Из дальних странствий возвратясь, Какой-то дворянин, а может быть, и князь Вернулся в город, на квартиру…

В свое время Ленька ладил с опекуншей. Сейчас он даже хотел с нею поздороваться (может, расскажет что интересное?), но, услышав подсочиненные слова басни, передумал.

— Проветрился? — задорно спросила она.

— Проветрился, — буркнул Охнарь.

Аннушка замурлыкала про себя:

Погиб я, мальчишка, Погиб навсегда. А год за годами Проходят года.

Издевается она, что ли? Охнарем овладело желание грубо огрызнуться. Он сдержал себя: эти дни не прошли для него даром.

— Барахло тут мое какое осталось? — спросил он.
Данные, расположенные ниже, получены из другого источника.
# rpng/open_vins

Hardware: NVIDIA H100
Metric: msckf_updates_per_sec (higher is better)
Workload: dtype f64

## Files before the change

open_vins_b200/csrc/k_triangulate.cu:

```cuda
#include "geom.cuh"

__global__ void k_cam_poses(const DevFrame *fr, DevCamPoses *cc) {
  OVB_PDL_ENTER();
  int idx = blockIdx.x * blockDim.x + threadIdx.x;
  int total = fr->n_cams * fr->n_clones;
  if (idx >= total)
    return;
  int cam = idx / fr->n_clones, cl = idx % fr->n_clones;
  dm3 R_ItoC = ld_m3(fr->cam_R[cam]);
  dv3 p_IinC = ld_v3(fr->cam_p[cam]);
  dm3 R_GtoI = ld_m3(fr->clone_R[cl]);
  dv3 p_IinG = ld_v3(fr->clone_p[cl]);
  dm3 R = mul33(R_ItoC, R_GtoI);
  dv3 p = sub3(p_IinG, mTv3(R, p_IinC));
#pragma unroll
  for (int i = 0; i < 9; i++)
    cc->cc_R[cam][cl][i] = R.m[i];
  cc->cc_p[cam][cl][0] = p.x;
  cc->cc_p[cam][cl][1] = p.y;
  cc->cc_p[cam][cl][2] = p.z;
}

void launch_cam_poses(ovb_ctx *ctx) {
  int total = OVB_MAX_CAMS * OVB_MAX_CLONES;
  k_cam_poses<<<(total + 127) / 128, 128, 0, ctx->stream>>>(ctx->d_frame, ctx->d_cc);
}

#define TRI_MAX_WARPS 8
#define TRI_PITCH 33
template <int NV> __device__ __forceinline__ void seq_add(double (&s)[NV], const double (&c)[NV], int count, double *wbuf) {
  const int lane = threadIdx.x & 31;
#pragma unroll
  for (int k = 0; k < NV; k++)
    wbuf[k * TRI_PITCH + lane] = c[k];
  __syncwarp();
  double a = 0.0;
#pragma unroll
  for (int k = 0; k < NV; k++)
    a = (lane == k) ? s[k] : a;
  if (lane < NV) {
    const double *row = wbuf + lane * TRI_PITCH;
    for (int l = 0; l < count; l++)
      a += row[l];
  }
#pragma unroll
  for (int k = 0; k < NV; k++)
    s[k] = __shfl_sync(0xffffffffu, a, k);
  __syncwarp();
}

struct Rel {
  dm3 R;
  dv3 t;
  dv3 q;
};
__device__ __forceinline__ Rel rel_pose(const DevCamPoses *fr, int cam, int cl, const dm3 &R_GtoA, dv3 p_AinG) {
  dm3 Rc = ld_m3(fr->cc_R[cam][cl]);
  dv3 pc = ld_v3(fr->cc_p[cam][cl]);
  Rel r;
  r.R = mul33T(Rc, R_GtoA);
  r.t = mv3(R_GtoA, sub3(pc, p_AinG));
  r.q = negmv3(r.R, r.t);
  return r;
}

__device__ __forceinline__ double lm_cost(const DevCamPoses *fr, const BlobView &bv, int m0, int m1, int lane, const dm3 &R_GtoA, dv3 p_AinG,
                                          double alpha, double beta, double rho, double *wbuf) {
  double err[1] = {0.0};
  for (int base = m0; base < m1; base += 32) {
    const int i = base + lane;
    double c[1] = {0.0};
    if (i < m1) {
      Rel r = rel_pose(fr, bv.cam[i], bv.clone[i], R_GtoA, p_AinG);
      double hi1 = r.R.m[0] * alpha + r.R.m[1] * beta + r.R.m[2] + rho * r.q.x;
      double hi2 = r.R.m[3] * alpha + r.R.m[4] * beta + r.R.m[5] + rho * r.q.y;
      double hi3 = r.R.m[6] * alpha + r.R.m[7] * beta + r.R.m[8] + rho * r.q.z;
      float z0 = (float)(hi1 / hi3), z1 = (float)(hi2 / hi3);
      float r0 = __fsub_rn(bv.uvn[2 * i], z0), r1 = __fsub_rn(bv.uvn[2 * i + 1], z1);
      float nrm = __fsqrt_rn(__fadd_rn(__fmul_rn(r0, r0), __fmul_rn(r1, r1)));
      c[0] = (double)nrm * (double)nrm;
    }
    seq_add<1>(err, c, min(32, m1 - base), wbuf);
  }
  return err[0];
}

__global__ void __launch_bounds__(256) k_triangulate(const DevCamPoses *__restrict__ fr, const DevOpts *__restrict__ dop,
                                                     DevFeat *__restrict__ feats, int n_feats, BlobView bv) {
  OVB_PDL_ENTER();
  __shared__ double tri_stage[TRI_MAX_WARPS][9 * TRI_PITCH];
  double *wbuf = tri_stage[threadIdx.x >> 5];
  int warp = (blockIdx.x * blockDim.x + threadIdx.x) >> 5;
  int lane = threadIdx.x & 31;
  if (warp >= n_feats)
    return;
  DevFeat *F = &feats[warp];
  const ovb_opts &op = dop->o;
  int m0 = F->m0, m1 = F->m1;
  const double qnan = __longlong_as_double(0x7ff8000000000000LL);
  int status = OVB_FEAT_OK;
  dv3 pA = mk3(qnan, qnan, qnan), pG = pA;
  int anchor_cam = -1, anchor_clone = -1;
  if (m1 - m0 < 2) {
    status = OVB_FEAT_FEW_MEAS;
  } else {
    int most = 0;
    anchor_cam = 0;
    for (int k = F->key0; k < F->key1; k++) {
      int key = bv.keys[k];
      int cnt = 0;
      for (int i = m0 + lane; i < m1; i += 32)
        cnt += (bv.cam[i] == key) ? 1 : 0;
#pragma unroll
      for (int o = 16; o > 0; o >>= 1)
        cnt += __shfl_xor_sync(0xffffffffu, cnt, o);
      if (cnt > most) {
        anchor_cam = key;
        most = cnt;
      }
    }
    int ameas = -1;
    for (int i = m0 + lane; i < m1; i += 32)
      if (bv.cam[i] == anchor_cam)
        ameas = i;
#pragma unroll
    for (int o = 16; o > 0; o >>= 1)
      ameas = max(ameas, __shfl_xor_sync(0xffffffffu, ameas, o));
    anchor_clone = bv.clone[ameas];
    dm3 R_GtoA = ld_m3(fr->cc_R[anchor_cam][anchor_clone]);
    dv3 p_AinG = ld_v3(fr->cc_p[anchor_cam][anchor_clone]);
    dv3 p_f;
    if (!op.triangulate_1d) {
      double Ab[9] = {0, 0, 0, 0, 0, 0, 0, 0, 0};
      for (int base = m0; base < m1; base += 32) {
        const int i = base + lane;
        double c[9] = {0, 0, 0, 0, 0, 0, 0, 0, 0};
        if (i < m1) {
          Rel r = rel_pose(fr, bv.cam[i], bv.clone[i], R_GtoA, p_AinG);
          dv3 bi = mTv3(r.R, mk3((double)bv.uvn[2 * i], (double)bv.uvn[2 * i + 1], 1.0));
          double nb = norm3(bi);
          bi = mk3(bi.x / nb, bi.y / nb, bi.z / nb);
          dm3 Bp = skew3(bi);
          dm3 Ai = mulT33(Bp, Bp);
          dv3 Aip = mv3(Ai, r.t);
          c[0] = Ai.m[0], c[1] = Ai.m[1], c[2] = Ai.m[2], c[3] = Ai.m[4], c[4] = Ai.m[5], c[5] = Ai.m[8];
          c[6] = Aip.x, c[7] = Aip.y, c[8] = Aip.z;
        }
        seq_add<9>(Ab, c, min(32, m1 - base), wbuf);
      }
      double A[9] = {Ab[0], Ab[1], Ab[2], Ab[1], Ab[3], Ab[4], Ab[2], Ab[4], Ab[5]};
      double b[3] = {Ab[6], Ab[7], Ab[8]};
      p_f = colpiv_solve3(A, mk3(b[0], b[1], b[2]));
      double condA = cond_sym3(A);
      if (fabs(condA) > op.max_cond_number)
        status = OVB_FEAT_TRI_COND;
      else if (p_f.z < op.min_dist || p_f.z > op.max_dist)
        status = OVB_FEAT_TRI_DEPTH;
      else if (isnan(norm3(p_f)))
        status = OVB_FEAT_TRI_NAN;
    } else {
      dv3 ba = mk3((double)bv.uvn[2 * ameas], (double)bv.uvn[2 * ameas + 1], 1.0);
      double nba = norm3(ba);
      ba = mk3(ba.x / nba, ba.y / nba, ba.z / nba);
      double Ab1[2] = {0.0, 0.0};
      for (int base = m0; base < m1; base += 32) {
        const int i = base + lane;
        double c[2] = {0.0, 0.0};
        if (i < m1 && i != ameas) {
          Rel r = rel_pose(fr, bv.cam[i], bv.clone[i], R_GtoA, p_AinG);
          dv3 bi = mTv3(r.R, mk3((double)bv.uvn[2 * i], (double)bv.uvn[2 * i + 1], 1.0));
          double nb = norm3(bi);
          bi = mk3(bi.x / nb, bi.y / nb, bi.z / nb);
          dm3 Bp = skew3(bi);
          dv3 Bb = mv3(Bp, ba);
          c[0] = dot3(Bb, Bb);
          c[1] = dot3(Bb, mv3(Bp, r.t));
        }
        seq_add<2>(Ab1, c, min(32, m1 - base), wbuf);
      }
      const double A1 = Ab1[0], b1 = Ab1[1];
      double depth = b1 / A1;
      p_f = mk3(depth * ba.x, depth * ba.y, depth * ba.z);
      if (p_f.z < op.min_dist || p_f.z > op.max_dist)
        status = OVB_FEAT_TRI_DEPTH;
      else if (isnan(norm3(p_f)))
        status = OVB_FEAT_TRI_NAN;
    }
    if (status == OVB_FEAT_OK) {
      pA = p_f;
      pG = add3(mTv3(R_GtoA, pA), p_AinG);
    }
    if (status == OVB_FEAT_OK && op.refine_features) {
      double rho = 1 / pA.z;
      double alpha = pA.x / pA.z;
      double beta = pA.y / pA.z;
      double lam = op.init_lamda;
      double eps = 10000;
      int runs = 0;
      bool recompute = true;
      double Hs[6] = {0, 0, 0, 0, 0, 0};
      double g[3] = {0, 0, 0};
      double cost_old = lm_cost(fr, bv, m0, m1, lane, R_GtoA, p_AinG, alpha, beta, rho, wbuf);
      while (runs < op.max_runs && lam < op.max_lamda && eps > op.min_dx) {
        if (recompute) {
#pragma unroll
          for (int k = 0; k < 6; k++)
            Hs[k] = 0.0;
          g[0] = g[1] = g[2] = 0.0;
          double Hg[9] = {0, 0, 0, 0, 0, 0, 0, 0, 0};
          for (int base = m0; base < m1; base += 32) {
            const int i = base + lane;
            double c[9] = {0, 0, 0, 0, 0, 0, 0, 0, 0};
            if (i < m1) {
              Rel r = rel_pose(fr, bv.cam[i], bv.clone[i], R_GtoA, p_AinG);
              double hi1 = r.R.m[0] * alpha + r.R.m[1] * beta + r.R.m[2] + rho * r.q.x;
              double hi2 = r.R.m[3] * alpha + r.R.m[4] * beta + r.R.m[5] + rho * r.q.y;
              double hi3 = r.R.m[6] * alpha + r.R.m[7] * beta + r.R.m[8] + rho * r.q.z;
              double h3sq = hi3 * hi3;
              double H0[3], H1[3];
              H0[0] = (r.R.m[0] * hi3 - hi1 * r.R.m[6]) / h3sq;
              H0[1] = (r.R.m[1] * hi3 - hi1 * r.R.m[7]) / h3sq;
              H0[2] = (r.q.x * hi3 - hi1 * r.q.z) / h3sq;
              H1[0] = (r.R.m[3] * hi3 - hi2 * r.R.m[6]) / h3sq;
              H1[1] = (r.R.m[4] * hi3 - hi2 * r.R.m[7]) / h3sq;
              H1[2] = (r.q.y * hi3 - hi2 * r.q.z) / h3sq;
              float z0 = (float)(hi1 / hi3), z1 = (float)(hi2 / hi3);
              double rd0 = (double)__fsub_rn(bv.uvn[2 * i], z0), rd1 = (double)__fsub_rn(bv.uvn[2 * i + 1], z1);
              c[0] = H0[0] * H0[0] + H1[0] * H1[0];
              c[1] = H0[0] * H0[1] + H1[0] * H1[1];
              c[2] = H0[0] * H0[2] + H1[0] * H1[2];
              c[3] = H0[1] * H0[1] + H1[1] * H1[1];
              c[4] = H0[1] * H0[2] + H1[1] * H1[2];
              c[5] = H0[2] * H0[2] + H1[2] * H1[2];
#pragma unroll
              for (int a = 0; a < 3; a++)
                c[6 + a] = H0[a] * rd0 + H1[a] * rd1;
            }
            seq_add<9>(Hg, c, min(32, m1 - base), wbuf);
          }
#pragma unroll
          for (int k = 0; k < 6; k++)
            Hs[k] = Hg[k];
#pragma unroll
          for (int k = 0; k < 3; k++)
            g[k] = Hg[6 + k];
        }
        double Hl[9] = {Hs[0] * (1.0 + lam), Hs[1], Hs[2], Hs[1], Hs[3] * (1.0 + lam), Hs[4], Hs[2], Hs[4], Hs[5] * (1.0 + lam)};
        dv3 dx = colpiv_solve3(Hl, mk3(g[0], g[1], g[2]));
        double cost = lm_cost(fr, bv, m0, m1, lane, R_GtoA, p_AinG, alpha + dx.x, beta + dx.y, rho + dx.z, wbuf);
        if (cost <= cost_old && (cost_old - cost) / cost_old < op.min_dcost) {
          alpha += dx.x;
          beta += dx.y;
          rho += dx.z;
          eps = 0;
          break;
        }
        if (cost <= cost_old) {
          recompute = true;
          cost_old = cost;
          alpha += dx.x;
          beta += dx.y;
          rho += dx.z;
          runs++;
          lam = lam / op.lam_mult;
          eps = norm3(dx);
        } else {
          recompute = false;
          lam = lam * op.lam_mult;
        }
      }
      pA = mk3(alpha / rho, beta / rho, 1 / rho);
      dv3 q1, q2;
      householder_tangent3(pA, q1, q2);
      double base_line_max = 0.0;
      for (int i = m0 + lane; i < m1; i += 32) {
        dv3 pc = ld_v3(fr->cc_p[bv.cam[i]][bv.clone[i]]);
        dv3 t = mv3(R_GtoA, sub3(pc, p_AinG));
        double a0 = dot3(q1, t), a1 = dot3(q2, t);
        double bl = sqrt(a0 * a0 + a1 * a1);
        if (bl > base_line_max)
          base_line_max = bl;
      }
      base_line_max = warp_max(base_line_max);
      if (pA.z < op.min_dist || pA.z > op.max_dist)
        status = OVB_FEAT_GN_DEPTH;
      else if ((norm3(pA) / base_line_max) > op.max_baseline)
        status = OVB_FEAT_GN_BASELINE;
      else if (isnan(norm3(pA)))
        status = OVB_FEAT_GN_NAN;
      else
        pG = add3(mTv3(R_GtoA, pA), p_AinG);
    }
  }
  if (lane == 0) {
    F->status = status;
    F->anchor_cam = anchor_cam;
    F->anchor_clone = anchor_clone;
    F->p_FinA[0] = pA.x;
    F->p_FinA[1] = pA.y;
    F->p_FinA[2] = pA.z;
    F->p_FinG[0] = pG.x;
    F->p_FinG[1] = pG.y;
    F->p_FinG[2] = pG.z;
    F->chi2 = qnan;
  }
}

void launch_triangulate(ovb_ctx *ctx, int n_feats, BlobView bv) {
  if (n_feats <= 0)
    return;
  int warps_per_cta = (n_feats + ctx->sm_count - 1) / ctx->sm_count;
  warps_per_cta = warps_per_cta < 1 ? 1 : (warps_per_cta > 8 ? 8 : warps_per_cta);
  int grid = (n_feats + warps_per_cta - 1) / warps_per_cta;
  ovb_launch(ctx, k_triangulate, dim3(grid), dim3(warps_per_cta * 32), (size_t)(0), ctx->d_cc, ctx->d_opts, ctx->d_feat, n_feats, bv);
}
```

open_vins_b200/csrc/ovb_api.cu:

```cuda
#include "ovb_internal.cuh"
#include <chrono>
#include <algorithm>
#include <cmath>
#include <cstdio>
#include <cstdlib>
#include <cstring>
#include <new>
#include <vector>

static const double g_chi2_table[OVB_CHI2_TABLE_LEN] = {
#include "chi2_table.inc"
};

unsigned char *ovb_feat_order_ptr(ovb_ctx *ctx) { return ctx->d_feat_order; }

static size_t align_up(size_t v, size_t a) { return (v + a - 1) / a * a; }

extern "C" {

static ovb_status ensure_stage(ovb_ctx *ctx, size_t doubles);

int ovb_abi_version(void) { return OVB_ABI_VERSION; }
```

— Там все, в твоей комнате.

Его комната являла образец порядка. Пол был вымыт, ситцевые и без того опрятные занавески заменены другими, кровать тщательно заправлена, на столе аккуратно лежали библиотечные книги, школьный портфель, лески для удочек. А на подушке, сложенное стопочкой, блистало белизною подсиненное нижнее и постельное белье, гладко отутюженная рубаха, и от них, казалось, шел холодок.

Вид комнаты и белья особенно удручающе подействовал на Охнаря. «Значит, действительно все. Концы. Провожают, будто надоевшего квартиранта». До этого он все еще на что-то надеялся. Коленки, грудь у Леньки совсем ослабели, слабость подкатила, к горлу. Захотелось пить.

«Вот и выметают поганой метлой. Выкусил? Сам нос задрал. Как же: в школе все «мамины», а я… папин. Особенный. Как червонец фальшивый».

От жажды пересохли губы. Но выйти вновь в чулан и попросить кружку воды не хватало ни силы, ни решимости. Надо скорее расстаться с этим домом, и так унизительно; напиться можно у газировщика. От воспитателевых денег еще осталась мелочь.

Ладно. Охнарь решительно расстелил наволочку, трясущимися руками уложил туда белье, распоясался, связал этот узел с этюдником, портфель приспособил через плечо и нагруженный, точно старьевщик, покинул свою комнату.

На примусе уже стоял медный, пузатенький, в двух местах запаянный чайник, а сама Аннушка накрывала на стол.

Константин Петрович, энергичный, жилистый и почему-то особенно большой, мыл в углу под умывальником руки. Шипение примуса, запах жареной рыбы, туалетного мыла стояли в чулане.

Хлопец молча прошел мимо бывших опекунов, ступил на порог. Они, так же молча, проводили его глазами.

Над двором опустились сумерки. Вот такая же тусклая жизнь ждет его, Леньку, впереди. Что поделаешь? Авось опять наступит утро. Он неуклюже повернулся к Мельничукам.

— В общем… прощайте.

— Мы уж думали, что ты и уйдешь молча, — неторопливо вытирая руки суровым, в петухах полотенцем, отозвался Константин Петрович. — Как в пьесе Шекспира «Гамлет» дух датского короля.

— А чего долго говорить? Все ясно, как в стеклянной банке. В общем… ладно.

Охнарь поправил кладь на плече, сошел с порога.

— Обожди, постой. Куда же ты на ночь глядя? Утра тебе не будет? — проговорила Аннушка и повернулась к мужу: — Я думаю, можно ж ему переночевать? Комната все равно свободная.